# Am I sick or is my thyroid sick?



## worriedsick (Aug 17, 2012)

Hi everyone, I have been dealing with some troubling news, so I will start with some background information.

In June I became very sick with a case of Salmonella poisoning, was given the wrong yet very powerful antibiotic flagyl to kill it before the doctor knew what it was. Keep in mind I don't have a family doctor right now and have been going to clinics. Fast-forward to today and with accurate diagnosis I was put on 17 days of Bactrim DS, with the flagyl that's a total of 24 days on antibiotics (very powerful ones at that). The Salmonella finally cleared, during that time I also got a random belly button infection (keep in mind I haven't had an infection in about 7 years).

So now this is where the thyroid issue starts, I had a physical scheduled for while I was sick. While I was on my second round of Bactrim and was taking a separate antibiotic cream for my belly button I took the blood tests. I was starting to recover yet was still sick while taking it. Everything came back normal (including my cholesterol) except for my TSH, it was at 8.03. The clinic doctor despite knowing I had those infections and was on antibiotics jumped to conclusions and said my thyroid was slightly underactive and gave me 50 mcg of synthroid.

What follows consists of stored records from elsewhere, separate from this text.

# leekwoon/nav-gym

Hardware: AMD Instinct MI355X
Metric: env steps/sec (whole node), 4096 envs x 1081-beam lidar (higher is better)
Workload: dtype f32

## Files before the change

nav-gym_amd/csrc/kernels_step.hpp:

```cpp

struct StepShared {
    double rp[3];
    double old_rp[3];
    double act[2];
    float lx, ly, lth;
    int steps_now;
    double cT, sT;
    int i0, j0;
    int nseg, ndisc;
    int rescan;
    int respawn;
    float t1;
    float r_all;
    unsigned long long step_key;
    unsigned long long rescan_key;
    int next_chunk;
    int park_count, park_next;
    int pair_done;
    int term;
    int vote;
    double lin_step;
    float march_lim;
    double wave_ratio[kMaxWaves];
};
#ifndef NAVSIM_STEP_CONSTS_LDS
#define NAVSIM_STEP_CONSTS_LDS 1
#endif
#ifndef NAVSIM_STEP_VOTE_LDS
#define NAVSIM_STEP_VOTE_LDS 1
#endif
__device__ __forceinline__ double scan_lin_step(const navsim_config& c, const StepShared& sh) {
    if constexpr (NAVSIM_STEP_CONSTS_LDS) return sh.lin_step;
    else return nv::linspace_step(c);
}
__device__ __forceinline__ float scan_march_limit(const navsim_config& c, const StepShared& sh) {
    if constexpr (NAVSIM_STEP_CONSTS_LDS) return sh.march_lim;
    else return march_limit(c.map_h, c.map_w, c.range_max, c.resolution);
}
__device__ __forceinline__ void step_consts_publish(const navsim_config& c, StepShared& sh, int which) {
    const double num = which ? c.range_max : c.angle_last - c.angle_min;
    const double den = which ? c.resolution : (double)(c.n_beams - 1);
    const double q = num / den;
    if (which) {
        const float full = (float)((long long)c.map_h * c.map_w);
        const float lim = (float)(floor(q) + 4.0);
        sh.march_lim = lim < full ? lim : full;
    } else {
        sh.lin_step = (c.n_beams > 1) ? q : 0.0;
    }
}
struct PedShared {
    double *ax, *ay, *avx, *avy;
    float (*seg)[4];
    float (*disc)[2];
    float* info;
};
__host__ __device__ inline size_t ped_lds_bytes(int N) { return (size_t)144 * N + 32; }
__host__ __device__ inline size_t ped_pair_bytes(int N) { return ((size_t)(N * (N - 1) / 2 + N) * sizeof(double2) + 15) & ~(size_t)15; }
__device__ __forceinline__ PedShared ped_lds_carve(char* base, int N) {
    PedShared ps;
    double* d = (double*)base;
    ps.ax = d; ps.ay = d + (N + 1); ps.avx = d + 2 * (N + 1); ps.avy = d + 3 * (N + 1);
    float* f = (float*)(d + 4 * (N + 1));
    ps.seg = (float(*)[4])f;
    ps.disc = (float(*)[2])(f + 16 * N);
    ps.info = f + 20 * N;
    return ps;
}
struct Prims { const float (*seg)[4]; const float (*disc)[2]; float* info; };

template <int BLOCK>
__device__ __forceinline__ void finish_beams(const navsim_config& c, const StepShared& sh, const Prims pr,
                                             const double* __restrict__ tab, const float2* __restrict__ dir,
                                             const float* __restrict__ rng, float* __restrict__ rng_rw,
                                             const float* __restrict__ thr, const float* __restrict__ dthr,
                                             float* __restrict__ obs_row, int n_hist, float noise_std,
                                             uint64_t noise_key, uint64_t genv, int& crash, int& discomfort);

__device__ __forceinline__ void sfm_pair(const navsim_config& c, double xi, double yi, double vxi, double vyi,
                                         double xj, double yj, double vxj, double vyj, double& fx, double& fy) {
    fx = 0.0; fy = 0.0;
    double dxx = xj - xi, dyy = yj - yi;
    double dist = sqrt(dxx * dxx + dyy * dyy);
    if (dist < 1e-9) return;
    double ddx = dxx / dist, ddy = dyy / dist;
    double ivx = c.sfm_lambda * (vxi - vxj) + ddx;
    double ivy = c.sfm_lambda * (vyi - vyj) + ddy;
    double il = sqrt(ivx * ivx + ivy * ivy);
    if (il < 1e-9) return;
    double idx = ivx / il, idy = ivy / il;
    double theta = nv::atan2_(idx * ddy - idy * ddx, idx * ddx + idy * ddy);
    double Bq = c.sfm_gamma * il;
    double a1 = c.sfm_n_prime * Bq * theta;
    double a2 = c.sfm_n * Bq * theta;
    double fv = -nv::exp_neg(-dist / Bq - a1 * a1);
    double sgn = (theta > 0.0) ? 1.0 : ((theta < 0.0) ? -1.0 : 0.0);
    double fa = -sgn * nv::exp_neg(-dist / Bq - a2 * a2);
    fx = fv * idx + fa * (-idy);
    fy = fv * idy + fa * idx;
}

template <typename T>
__device__ __forceinline__ T& at_off32(T* base, int idx) {
    return *(T*)((char*)base + (unsigned)idx * (unsigned)sizeof(T));
}
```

Now I am a 21 year old male, was perfectly fine and healthy before this with no symptoms and had no family history whatsoever of thyroid disease, so I was sceptical on this being the case. I then started looking on the internet and got other doctors opinions, finding out that a transient rise in TSH is pretty common during recovery from any serious illness/infection. So I then decided to not take it and retest a week after my last one and about 3 days off of antibiotics. This time with free t4 and t3. My results came back as follows: TSH 5.55 (range 0.3-5.00) free T4 17 (range 12-22) free T3 5.0 (range 2-5.7) and my antibodies came back negative.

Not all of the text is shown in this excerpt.